### [WHAT IS NEEDED]
Please give an exact copy of every line from the one holding "w.total = o;" through the final line of the records below.

"""

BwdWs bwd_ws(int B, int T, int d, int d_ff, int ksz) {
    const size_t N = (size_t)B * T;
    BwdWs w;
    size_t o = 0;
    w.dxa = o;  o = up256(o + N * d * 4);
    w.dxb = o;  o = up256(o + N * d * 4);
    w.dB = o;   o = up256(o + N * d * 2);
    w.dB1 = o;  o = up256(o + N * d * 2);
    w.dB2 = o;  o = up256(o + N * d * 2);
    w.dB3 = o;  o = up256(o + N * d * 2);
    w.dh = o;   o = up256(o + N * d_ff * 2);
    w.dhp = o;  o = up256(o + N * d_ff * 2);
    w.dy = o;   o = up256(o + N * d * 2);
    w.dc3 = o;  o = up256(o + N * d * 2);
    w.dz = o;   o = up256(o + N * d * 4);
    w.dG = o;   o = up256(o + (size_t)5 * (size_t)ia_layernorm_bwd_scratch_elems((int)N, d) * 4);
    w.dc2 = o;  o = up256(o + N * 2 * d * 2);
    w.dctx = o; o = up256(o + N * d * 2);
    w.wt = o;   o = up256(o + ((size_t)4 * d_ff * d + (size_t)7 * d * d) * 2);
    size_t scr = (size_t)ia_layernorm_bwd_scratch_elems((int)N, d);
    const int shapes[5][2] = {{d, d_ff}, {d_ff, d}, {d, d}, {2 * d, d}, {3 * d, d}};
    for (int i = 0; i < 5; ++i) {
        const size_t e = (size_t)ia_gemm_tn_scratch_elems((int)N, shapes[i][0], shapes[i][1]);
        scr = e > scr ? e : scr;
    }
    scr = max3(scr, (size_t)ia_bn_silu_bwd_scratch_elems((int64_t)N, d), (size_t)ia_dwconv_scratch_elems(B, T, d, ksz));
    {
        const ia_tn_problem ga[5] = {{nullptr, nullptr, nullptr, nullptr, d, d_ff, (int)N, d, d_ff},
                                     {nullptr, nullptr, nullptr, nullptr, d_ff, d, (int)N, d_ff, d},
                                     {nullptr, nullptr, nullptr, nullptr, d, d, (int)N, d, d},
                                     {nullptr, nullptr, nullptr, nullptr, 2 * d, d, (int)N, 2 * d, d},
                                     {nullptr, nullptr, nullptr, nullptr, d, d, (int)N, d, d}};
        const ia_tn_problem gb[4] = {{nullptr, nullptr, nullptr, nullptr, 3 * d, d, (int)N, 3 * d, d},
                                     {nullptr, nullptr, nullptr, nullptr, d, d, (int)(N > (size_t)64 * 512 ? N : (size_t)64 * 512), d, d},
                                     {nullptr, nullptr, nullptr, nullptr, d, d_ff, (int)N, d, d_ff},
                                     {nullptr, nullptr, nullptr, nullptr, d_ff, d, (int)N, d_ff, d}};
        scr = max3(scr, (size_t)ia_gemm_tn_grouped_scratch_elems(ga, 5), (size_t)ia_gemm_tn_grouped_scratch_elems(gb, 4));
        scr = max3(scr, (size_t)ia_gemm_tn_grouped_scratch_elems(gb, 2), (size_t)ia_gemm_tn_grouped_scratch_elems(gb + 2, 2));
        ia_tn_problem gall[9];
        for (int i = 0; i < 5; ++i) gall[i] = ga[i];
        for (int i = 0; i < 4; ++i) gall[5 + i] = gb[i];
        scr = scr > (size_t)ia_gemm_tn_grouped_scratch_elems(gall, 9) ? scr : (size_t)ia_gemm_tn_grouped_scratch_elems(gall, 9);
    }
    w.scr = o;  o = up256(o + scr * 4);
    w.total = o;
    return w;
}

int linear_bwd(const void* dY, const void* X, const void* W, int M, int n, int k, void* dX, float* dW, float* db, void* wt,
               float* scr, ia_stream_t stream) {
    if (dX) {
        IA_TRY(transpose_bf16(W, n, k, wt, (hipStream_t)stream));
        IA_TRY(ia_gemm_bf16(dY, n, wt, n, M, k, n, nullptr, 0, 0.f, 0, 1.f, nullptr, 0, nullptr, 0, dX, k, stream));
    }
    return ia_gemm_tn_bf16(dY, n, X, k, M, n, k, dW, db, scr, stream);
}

"""

### [ANSWER SECTION]
    w.total = o;
    return w;
}

int linear_bwd(const void* dY, const void* X, const void* W, int M, int n, int k, void* dX, float* dW, float* db, void* wt,
               float* scr, ia_stream_t stream) {
    if (dX) {
        IA_TRY(transpose_bf16(W, n, k, wt, (hipStream_t)stream));
        IA_TRY(ia_gemm_bf16(dY, n, wt, n, M, k, n, nullptr, 0, 0.f, 0, 1.f, nullptr, 0, nullptr, 0, dX, k, stream));
    }
    return ia_gemm_tn_bf16(dY, n, X, k, M, n, k, dW, db, scr, stream);
}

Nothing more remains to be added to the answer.